### The input
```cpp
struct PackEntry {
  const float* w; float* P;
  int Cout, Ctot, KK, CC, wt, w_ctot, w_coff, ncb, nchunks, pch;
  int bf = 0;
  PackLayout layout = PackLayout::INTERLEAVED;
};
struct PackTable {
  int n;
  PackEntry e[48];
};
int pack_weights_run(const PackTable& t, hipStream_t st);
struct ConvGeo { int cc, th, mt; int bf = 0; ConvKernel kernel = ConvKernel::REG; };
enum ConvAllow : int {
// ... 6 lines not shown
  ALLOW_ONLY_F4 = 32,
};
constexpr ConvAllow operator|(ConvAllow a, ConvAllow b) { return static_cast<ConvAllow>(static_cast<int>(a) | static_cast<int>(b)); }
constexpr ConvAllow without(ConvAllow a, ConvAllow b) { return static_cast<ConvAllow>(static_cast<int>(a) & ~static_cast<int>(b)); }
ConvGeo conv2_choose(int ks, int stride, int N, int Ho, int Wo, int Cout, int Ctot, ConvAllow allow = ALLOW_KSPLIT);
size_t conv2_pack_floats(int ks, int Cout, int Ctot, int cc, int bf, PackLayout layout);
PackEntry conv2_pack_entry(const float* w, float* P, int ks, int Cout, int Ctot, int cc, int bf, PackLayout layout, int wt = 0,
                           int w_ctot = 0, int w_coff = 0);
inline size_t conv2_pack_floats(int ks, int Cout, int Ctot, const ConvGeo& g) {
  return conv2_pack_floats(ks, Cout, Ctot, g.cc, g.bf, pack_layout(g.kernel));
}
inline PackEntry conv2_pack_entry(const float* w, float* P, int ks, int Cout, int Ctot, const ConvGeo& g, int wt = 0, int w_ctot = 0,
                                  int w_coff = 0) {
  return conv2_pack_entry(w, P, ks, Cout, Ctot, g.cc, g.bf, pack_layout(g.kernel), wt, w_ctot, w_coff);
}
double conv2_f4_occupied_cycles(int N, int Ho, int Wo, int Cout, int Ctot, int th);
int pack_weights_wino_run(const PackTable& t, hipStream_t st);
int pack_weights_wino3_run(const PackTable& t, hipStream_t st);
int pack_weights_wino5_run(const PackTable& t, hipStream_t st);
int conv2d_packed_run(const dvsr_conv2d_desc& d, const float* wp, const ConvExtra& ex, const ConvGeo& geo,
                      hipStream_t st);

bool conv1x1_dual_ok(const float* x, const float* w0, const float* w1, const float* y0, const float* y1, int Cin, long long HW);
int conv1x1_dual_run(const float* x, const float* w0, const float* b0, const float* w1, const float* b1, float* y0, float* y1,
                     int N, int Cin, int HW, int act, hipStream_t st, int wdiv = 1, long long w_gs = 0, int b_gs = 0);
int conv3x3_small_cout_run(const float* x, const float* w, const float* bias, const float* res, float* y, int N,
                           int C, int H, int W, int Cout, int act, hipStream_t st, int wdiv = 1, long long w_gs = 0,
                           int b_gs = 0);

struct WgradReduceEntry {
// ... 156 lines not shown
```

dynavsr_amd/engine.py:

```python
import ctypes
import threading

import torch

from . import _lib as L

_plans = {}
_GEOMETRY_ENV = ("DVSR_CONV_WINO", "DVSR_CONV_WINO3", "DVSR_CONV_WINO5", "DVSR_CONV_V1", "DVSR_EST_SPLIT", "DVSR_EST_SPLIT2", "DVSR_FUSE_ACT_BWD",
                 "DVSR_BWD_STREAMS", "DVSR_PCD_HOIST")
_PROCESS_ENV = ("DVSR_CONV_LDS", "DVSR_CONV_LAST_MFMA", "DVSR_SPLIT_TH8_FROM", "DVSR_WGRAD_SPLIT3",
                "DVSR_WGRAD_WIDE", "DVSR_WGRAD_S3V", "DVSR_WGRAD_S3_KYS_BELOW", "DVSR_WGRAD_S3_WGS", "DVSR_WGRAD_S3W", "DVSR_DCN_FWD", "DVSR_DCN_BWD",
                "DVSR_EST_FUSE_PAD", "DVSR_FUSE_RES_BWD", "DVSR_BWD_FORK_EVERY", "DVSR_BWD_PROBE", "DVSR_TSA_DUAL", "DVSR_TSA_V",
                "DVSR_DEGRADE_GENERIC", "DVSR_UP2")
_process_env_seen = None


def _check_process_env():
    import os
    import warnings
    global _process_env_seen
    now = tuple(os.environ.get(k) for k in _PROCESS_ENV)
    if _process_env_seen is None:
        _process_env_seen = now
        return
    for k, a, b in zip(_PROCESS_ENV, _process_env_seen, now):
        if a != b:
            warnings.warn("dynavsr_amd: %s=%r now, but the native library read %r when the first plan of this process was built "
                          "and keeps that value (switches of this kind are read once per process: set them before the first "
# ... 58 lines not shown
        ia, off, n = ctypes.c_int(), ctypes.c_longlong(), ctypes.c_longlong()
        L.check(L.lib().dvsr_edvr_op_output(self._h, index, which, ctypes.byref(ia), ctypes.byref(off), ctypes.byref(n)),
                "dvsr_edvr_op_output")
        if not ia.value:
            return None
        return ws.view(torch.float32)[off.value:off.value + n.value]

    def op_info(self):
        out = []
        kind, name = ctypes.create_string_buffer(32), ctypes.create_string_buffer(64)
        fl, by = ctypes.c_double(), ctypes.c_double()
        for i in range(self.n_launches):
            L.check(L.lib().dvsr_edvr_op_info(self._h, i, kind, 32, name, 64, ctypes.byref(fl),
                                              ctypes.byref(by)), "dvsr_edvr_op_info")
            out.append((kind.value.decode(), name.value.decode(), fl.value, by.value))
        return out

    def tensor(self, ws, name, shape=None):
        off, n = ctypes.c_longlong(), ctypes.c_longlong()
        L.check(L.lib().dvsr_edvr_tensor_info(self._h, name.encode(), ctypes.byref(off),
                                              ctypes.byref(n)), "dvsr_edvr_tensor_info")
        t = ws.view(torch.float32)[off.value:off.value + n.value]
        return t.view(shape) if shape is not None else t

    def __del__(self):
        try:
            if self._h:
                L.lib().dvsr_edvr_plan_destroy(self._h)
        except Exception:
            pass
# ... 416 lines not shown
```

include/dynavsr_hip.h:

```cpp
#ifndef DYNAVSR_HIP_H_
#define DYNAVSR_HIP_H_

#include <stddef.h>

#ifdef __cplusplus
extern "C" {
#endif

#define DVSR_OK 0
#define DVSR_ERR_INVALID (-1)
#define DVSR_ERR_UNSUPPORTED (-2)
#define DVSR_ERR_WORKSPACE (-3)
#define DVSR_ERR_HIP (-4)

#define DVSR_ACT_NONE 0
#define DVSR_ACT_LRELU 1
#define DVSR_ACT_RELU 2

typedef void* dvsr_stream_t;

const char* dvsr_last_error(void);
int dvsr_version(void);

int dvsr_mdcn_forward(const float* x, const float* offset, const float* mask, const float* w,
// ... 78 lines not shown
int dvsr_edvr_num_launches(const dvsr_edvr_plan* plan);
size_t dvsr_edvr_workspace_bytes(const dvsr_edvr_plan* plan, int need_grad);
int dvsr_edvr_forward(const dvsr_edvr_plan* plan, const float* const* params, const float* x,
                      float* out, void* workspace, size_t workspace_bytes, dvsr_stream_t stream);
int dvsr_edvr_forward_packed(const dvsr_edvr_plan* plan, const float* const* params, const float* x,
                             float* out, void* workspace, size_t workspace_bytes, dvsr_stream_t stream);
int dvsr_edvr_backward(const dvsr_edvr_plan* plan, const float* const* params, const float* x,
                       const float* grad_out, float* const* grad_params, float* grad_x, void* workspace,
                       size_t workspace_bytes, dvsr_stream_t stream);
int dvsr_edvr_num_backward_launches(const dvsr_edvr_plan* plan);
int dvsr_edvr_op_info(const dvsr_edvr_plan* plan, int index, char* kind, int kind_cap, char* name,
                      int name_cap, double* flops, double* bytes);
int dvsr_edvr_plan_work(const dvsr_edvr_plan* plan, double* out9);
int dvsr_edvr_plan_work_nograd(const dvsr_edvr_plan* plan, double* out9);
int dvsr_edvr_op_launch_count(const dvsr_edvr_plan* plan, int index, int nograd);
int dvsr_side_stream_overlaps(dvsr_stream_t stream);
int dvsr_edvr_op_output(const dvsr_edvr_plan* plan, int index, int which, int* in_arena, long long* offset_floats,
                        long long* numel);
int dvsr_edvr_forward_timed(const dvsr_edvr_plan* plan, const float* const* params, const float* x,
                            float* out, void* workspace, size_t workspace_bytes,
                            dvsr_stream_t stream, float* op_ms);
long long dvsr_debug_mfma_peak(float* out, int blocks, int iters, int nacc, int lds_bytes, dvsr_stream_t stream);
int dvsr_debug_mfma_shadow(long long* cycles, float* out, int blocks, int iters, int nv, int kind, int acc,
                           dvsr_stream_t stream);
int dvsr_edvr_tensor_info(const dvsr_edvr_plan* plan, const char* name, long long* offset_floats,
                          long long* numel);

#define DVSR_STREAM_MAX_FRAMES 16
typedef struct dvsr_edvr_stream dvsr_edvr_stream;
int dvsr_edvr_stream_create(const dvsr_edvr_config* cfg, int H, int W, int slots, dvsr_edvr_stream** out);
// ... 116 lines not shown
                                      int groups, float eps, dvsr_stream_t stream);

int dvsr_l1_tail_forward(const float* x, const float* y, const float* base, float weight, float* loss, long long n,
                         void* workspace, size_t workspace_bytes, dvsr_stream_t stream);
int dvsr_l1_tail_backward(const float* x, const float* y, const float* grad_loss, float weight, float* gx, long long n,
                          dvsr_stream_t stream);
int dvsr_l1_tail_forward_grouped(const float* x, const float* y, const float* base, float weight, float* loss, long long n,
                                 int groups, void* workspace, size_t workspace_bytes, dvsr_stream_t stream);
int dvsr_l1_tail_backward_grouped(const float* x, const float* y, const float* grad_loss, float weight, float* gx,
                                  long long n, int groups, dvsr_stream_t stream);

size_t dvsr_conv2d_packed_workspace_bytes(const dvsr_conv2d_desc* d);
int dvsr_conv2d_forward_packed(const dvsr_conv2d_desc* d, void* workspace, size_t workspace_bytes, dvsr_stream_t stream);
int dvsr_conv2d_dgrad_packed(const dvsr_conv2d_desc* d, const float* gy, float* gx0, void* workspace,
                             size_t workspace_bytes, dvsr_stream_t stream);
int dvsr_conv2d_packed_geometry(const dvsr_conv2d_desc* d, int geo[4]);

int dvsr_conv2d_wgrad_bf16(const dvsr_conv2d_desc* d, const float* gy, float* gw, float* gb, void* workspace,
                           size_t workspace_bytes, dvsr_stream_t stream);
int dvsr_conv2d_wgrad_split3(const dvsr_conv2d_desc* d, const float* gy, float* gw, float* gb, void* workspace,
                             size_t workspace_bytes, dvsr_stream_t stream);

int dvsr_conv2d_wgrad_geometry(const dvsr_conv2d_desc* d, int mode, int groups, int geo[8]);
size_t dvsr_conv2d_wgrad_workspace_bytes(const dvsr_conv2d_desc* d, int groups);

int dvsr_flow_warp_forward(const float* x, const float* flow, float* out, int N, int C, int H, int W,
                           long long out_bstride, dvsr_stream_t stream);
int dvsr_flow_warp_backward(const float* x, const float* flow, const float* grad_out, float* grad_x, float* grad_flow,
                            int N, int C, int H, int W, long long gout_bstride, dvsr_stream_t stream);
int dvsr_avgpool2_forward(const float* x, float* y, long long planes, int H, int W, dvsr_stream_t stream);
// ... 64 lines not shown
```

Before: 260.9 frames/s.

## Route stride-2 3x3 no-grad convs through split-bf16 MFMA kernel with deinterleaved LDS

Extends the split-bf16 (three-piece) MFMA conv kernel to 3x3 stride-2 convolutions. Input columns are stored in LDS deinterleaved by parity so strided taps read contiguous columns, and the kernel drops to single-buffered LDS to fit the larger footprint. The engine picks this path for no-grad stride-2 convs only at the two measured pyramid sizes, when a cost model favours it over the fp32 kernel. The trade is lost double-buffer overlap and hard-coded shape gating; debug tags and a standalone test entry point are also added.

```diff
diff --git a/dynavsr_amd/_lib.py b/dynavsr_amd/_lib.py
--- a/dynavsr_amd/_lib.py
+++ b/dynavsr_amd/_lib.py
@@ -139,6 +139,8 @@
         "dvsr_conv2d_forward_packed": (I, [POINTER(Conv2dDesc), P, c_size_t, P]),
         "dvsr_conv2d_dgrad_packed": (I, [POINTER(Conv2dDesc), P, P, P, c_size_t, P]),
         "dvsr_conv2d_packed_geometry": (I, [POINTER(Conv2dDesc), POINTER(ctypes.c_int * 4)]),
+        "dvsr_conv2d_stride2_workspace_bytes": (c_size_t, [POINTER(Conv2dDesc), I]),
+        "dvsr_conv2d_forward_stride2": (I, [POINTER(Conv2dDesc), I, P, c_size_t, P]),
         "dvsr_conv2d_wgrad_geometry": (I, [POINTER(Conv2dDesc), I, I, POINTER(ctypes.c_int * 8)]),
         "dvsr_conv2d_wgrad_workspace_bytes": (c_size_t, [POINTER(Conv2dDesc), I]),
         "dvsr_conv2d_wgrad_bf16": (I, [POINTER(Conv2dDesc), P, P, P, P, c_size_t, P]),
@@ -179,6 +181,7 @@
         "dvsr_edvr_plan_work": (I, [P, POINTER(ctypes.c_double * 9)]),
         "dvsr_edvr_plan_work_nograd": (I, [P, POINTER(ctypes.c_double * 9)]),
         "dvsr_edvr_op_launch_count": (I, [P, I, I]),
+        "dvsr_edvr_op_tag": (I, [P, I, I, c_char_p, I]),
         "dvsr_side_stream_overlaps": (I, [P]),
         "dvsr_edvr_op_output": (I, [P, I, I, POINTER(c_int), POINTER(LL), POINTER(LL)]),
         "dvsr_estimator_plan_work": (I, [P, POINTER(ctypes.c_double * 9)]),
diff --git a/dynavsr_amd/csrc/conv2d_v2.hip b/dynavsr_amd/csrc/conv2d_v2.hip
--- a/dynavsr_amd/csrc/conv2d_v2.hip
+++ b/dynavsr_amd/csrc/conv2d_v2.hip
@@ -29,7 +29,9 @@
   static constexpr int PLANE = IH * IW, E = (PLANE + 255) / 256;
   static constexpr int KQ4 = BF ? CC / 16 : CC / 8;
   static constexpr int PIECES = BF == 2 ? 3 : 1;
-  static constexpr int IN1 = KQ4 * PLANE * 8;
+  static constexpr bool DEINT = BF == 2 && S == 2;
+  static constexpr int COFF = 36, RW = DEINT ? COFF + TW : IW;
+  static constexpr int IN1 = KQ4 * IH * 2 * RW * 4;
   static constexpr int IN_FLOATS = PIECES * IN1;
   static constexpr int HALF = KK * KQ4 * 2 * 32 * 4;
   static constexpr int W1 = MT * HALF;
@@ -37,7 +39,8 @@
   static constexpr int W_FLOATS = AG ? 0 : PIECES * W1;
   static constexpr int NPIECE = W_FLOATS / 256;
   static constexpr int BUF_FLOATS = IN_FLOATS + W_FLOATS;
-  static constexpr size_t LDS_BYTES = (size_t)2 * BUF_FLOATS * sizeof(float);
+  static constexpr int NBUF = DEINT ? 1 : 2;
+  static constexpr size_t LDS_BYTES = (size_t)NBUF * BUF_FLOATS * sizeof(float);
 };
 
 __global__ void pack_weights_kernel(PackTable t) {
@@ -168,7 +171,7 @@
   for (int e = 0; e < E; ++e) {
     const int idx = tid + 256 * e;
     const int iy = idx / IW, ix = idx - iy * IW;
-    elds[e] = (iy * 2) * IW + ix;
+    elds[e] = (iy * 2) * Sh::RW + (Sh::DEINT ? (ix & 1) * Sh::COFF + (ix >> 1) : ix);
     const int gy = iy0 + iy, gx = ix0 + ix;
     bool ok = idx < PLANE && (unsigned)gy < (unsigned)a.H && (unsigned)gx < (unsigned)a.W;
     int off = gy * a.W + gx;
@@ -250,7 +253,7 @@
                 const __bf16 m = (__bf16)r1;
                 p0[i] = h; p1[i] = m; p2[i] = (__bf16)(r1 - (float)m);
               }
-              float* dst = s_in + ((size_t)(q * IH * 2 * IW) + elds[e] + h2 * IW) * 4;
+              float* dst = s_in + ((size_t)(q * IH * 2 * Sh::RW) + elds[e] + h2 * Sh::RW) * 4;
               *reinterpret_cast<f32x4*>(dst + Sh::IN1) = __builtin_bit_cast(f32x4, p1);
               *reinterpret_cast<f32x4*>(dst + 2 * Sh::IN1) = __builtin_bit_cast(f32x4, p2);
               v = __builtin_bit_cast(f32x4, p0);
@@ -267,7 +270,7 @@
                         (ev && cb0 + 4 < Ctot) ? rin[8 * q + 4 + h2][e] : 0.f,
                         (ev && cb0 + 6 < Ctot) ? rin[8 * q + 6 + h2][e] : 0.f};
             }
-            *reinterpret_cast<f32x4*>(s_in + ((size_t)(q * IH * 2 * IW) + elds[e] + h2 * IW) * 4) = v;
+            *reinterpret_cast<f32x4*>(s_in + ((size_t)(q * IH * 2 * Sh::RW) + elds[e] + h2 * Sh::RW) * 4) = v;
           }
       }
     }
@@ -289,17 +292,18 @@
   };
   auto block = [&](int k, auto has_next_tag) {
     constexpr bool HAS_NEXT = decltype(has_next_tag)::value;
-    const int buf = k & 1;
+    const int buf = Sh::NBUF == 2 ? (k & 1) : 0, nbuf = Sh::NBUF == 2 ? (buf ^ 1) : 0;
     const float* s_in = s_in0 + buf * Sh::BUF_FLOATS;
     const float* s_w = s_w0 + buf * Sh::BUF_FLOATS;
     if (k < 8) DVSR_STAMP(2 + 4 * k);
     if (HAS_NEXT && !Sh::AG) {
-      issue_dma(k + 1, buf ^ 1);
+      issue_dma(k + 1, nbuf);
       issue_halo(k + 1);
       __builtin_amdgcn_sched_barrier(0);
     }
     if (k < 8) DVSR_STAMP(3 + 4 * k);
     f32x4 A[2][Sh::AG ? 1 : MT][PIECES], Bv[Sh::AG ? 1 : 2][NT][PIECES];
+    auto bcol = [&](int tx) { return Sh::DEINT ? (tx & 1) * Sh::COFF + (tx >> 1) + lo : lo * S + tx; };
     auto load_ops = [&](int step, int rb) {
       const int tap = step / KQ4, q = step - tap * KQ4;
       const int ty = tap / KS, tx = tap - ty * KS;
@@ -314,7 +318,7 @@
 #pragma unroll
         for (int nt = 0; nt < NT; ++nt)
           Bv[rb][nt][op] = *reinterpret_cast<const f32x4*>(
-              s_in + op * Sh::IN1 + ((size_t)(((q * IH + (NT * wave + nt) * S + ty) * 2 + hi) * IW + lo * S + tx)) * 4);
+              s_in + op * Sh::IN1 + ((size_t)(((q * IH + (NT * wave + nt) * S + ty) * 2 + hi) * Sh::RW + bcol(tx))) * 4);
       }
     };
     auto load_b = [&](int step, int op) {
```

==

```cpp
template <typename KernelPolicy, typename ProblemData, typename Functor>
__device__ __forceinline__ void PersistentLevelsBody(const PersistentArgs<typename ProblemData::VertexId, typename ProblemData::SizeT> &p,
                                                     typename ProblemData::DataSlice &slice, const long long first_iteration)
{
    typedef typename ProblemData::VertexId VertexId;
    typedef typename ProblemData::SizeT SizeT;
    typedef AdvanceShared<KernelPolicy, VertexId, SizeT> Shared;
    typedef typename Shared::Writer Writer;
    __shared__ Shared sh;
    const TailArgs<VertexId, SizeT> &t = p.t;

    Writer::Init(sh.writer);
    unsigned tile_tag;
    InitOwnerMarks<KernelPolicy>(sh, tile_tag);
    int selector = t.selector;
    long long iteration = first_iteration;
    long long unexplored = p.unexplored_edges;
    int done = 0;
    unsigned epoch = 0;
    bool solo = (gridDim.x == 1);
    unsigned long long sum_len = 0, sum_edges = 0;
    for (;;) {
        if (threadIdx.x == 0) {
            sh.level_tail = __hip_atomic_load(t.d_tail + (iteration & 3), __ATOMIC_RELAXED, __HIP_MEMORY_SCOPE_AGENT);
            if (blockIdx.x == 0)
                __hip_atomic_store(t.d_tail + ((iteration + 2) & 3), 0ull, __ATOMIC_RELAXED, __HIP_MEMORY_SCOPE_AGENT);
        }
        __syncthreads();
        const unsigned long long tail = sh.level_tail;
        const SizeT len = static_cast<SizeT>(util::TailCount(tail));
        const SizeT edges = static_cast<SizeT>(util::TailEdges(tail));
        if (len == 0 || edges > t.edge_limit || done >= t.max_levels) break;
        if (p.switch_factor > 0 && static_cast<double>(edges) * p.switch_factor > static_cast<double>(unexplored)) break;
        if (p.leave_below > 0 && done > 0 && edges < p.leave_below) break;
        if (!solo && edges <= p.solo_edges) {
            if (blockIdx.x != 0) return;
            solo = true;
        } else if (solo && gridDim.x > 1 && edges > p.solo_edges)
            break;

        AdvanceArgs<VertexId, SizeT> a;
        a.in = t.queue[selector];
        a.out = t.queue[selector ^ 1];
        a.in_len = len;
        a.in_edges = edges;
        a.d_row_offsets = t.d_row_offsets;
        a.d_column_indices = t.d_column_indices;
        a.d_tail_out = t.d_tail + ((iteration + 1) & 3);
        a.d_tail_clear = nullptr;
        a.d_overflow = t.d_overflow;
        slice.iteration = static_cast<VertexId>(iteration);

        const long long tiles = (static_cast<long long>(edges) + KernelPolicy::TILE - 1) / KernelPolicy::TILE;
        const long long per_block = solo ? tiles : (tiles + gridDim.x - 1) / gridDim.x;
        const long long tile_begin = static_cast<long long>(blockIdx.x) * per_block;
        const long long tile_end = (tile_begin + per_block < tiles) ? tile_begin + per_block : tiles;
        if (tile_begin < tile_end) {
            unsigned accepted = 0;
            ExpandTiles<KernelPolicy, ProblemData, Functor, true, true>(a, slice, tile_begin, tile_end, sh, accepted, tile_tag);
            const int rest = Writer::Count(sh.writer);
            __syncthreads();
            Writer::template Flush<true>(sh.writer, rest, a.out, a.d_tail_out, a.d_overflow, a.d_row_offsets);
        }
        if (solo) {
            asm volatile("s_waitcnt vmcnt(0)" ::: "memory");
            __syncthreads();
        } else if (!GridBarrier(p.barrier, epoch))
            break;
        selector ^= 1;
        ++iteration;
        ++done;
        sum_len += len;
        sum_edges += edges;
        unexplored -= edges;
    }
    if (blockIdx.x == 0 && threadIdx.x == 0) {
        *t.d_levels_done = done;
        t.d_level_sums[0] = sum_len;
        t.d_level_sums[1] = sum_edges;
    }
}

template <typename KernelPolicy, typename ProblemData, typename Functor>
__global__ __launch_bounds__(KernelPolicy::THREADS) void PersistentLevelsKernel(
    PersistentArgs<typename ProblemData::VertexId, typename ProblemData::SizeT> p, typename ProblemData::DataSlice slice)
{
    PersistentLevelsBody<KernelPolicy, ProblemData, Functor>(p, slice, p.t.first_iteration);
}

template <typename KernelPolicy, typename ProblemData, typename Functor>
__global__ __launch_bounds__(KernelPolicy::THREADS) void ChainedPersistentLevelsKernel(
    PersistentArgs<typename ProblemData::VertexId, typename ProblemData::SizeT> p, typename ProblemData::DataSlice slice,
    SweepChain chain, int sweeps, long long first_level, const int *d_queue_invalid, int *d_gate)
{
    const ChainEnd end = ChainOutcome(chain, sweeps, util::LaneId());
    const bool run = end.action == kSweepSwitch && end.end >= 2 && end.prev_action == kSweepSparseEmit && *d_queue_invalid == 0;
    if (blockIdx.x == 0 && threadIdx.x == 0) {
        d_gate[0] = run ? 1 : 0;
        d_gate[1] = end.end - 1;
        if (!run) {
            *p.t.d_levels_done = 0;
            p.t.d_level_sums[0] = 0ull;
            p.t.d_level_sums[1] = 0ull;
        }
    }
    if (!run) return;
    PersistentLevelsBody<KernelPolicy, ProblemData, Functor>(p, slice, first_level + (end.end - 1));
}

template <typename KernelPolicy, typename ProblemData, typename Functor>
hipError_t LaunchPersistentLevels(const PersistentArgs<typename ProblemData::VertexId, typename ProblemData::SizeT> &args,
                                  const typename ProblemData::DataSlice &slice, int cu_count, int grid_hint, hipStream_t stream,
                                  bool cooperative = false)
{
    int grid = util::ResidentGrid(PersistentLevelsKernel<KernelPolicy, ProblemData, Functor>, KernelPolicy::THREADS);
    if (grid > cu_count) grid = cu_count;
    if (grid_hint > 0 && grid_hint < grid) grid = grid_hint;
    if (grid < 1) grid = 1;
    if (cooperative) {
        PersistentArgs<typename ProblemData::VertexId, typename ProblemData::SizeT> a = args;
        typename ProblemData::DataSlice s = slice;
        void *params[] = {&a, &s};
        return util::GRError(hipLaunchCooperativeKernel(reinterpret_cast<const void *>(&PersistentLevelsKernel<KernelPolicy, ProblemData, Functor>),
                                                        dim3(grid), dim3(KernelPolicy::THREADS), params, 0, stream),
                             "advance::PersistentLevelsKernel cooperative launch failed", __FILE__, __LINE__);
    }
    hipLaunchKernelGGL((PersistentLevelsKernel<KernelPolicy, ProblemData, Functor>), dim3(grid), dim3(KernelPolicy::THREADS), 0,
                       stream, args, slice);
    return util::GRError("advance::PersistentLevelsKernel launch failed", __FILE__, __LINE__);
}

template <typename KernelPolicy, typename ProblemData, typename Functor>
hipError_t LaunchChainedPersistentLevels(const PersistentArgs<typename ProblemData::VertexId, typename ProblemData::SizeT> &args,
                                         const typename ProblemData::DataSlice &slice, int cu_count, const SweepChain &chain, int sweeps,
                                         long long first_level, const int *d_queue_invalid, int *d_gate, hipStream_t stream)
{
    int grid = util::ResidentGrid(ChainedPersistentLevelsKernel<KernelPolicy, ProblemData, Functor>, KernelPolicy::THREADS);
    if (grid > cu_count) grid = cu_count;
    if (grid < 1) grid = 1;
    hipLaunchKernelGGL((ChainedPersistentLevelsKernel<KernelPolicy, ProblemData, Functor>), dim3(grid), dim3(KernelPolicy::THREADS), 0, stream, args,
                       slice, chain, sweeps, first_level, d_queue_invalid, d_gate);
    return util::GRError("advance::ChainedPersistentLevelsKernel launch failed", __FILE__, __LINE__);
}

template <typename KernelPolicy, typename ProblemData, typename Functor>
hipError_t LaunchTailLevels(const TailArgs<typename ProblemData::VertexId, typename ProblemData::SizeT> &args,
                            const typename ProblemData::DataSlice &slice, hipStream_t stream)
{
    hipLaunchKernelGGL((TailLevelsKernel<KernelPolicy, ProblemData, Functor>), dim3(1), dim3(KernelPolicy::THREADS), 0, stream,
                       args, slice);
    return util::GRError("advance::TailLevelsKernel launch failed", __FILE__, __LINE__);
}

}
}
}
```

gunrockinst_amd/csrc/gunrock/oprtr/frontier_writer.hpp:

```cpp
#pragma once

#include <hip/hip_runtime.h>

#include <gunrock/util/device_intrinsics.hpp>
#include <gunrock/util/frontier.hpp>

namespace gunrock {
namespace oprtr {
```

### What the task requires
Filter the listing down to the lines holding the word "unsigned", and return those.

### Output for this exercise
     bool ok = idx < PLANE && (unsigned)gy < (unsigned)a.H && (unsigned)gx < (unsigned)a.W;
    unsigned tile_tag;
    unsigned epoch = 0;
    unsigned long long sum_len = 0, sum_edges = 0;
        const unsigned long long tail = sh.level_tail;
            unsigned accepted = 0;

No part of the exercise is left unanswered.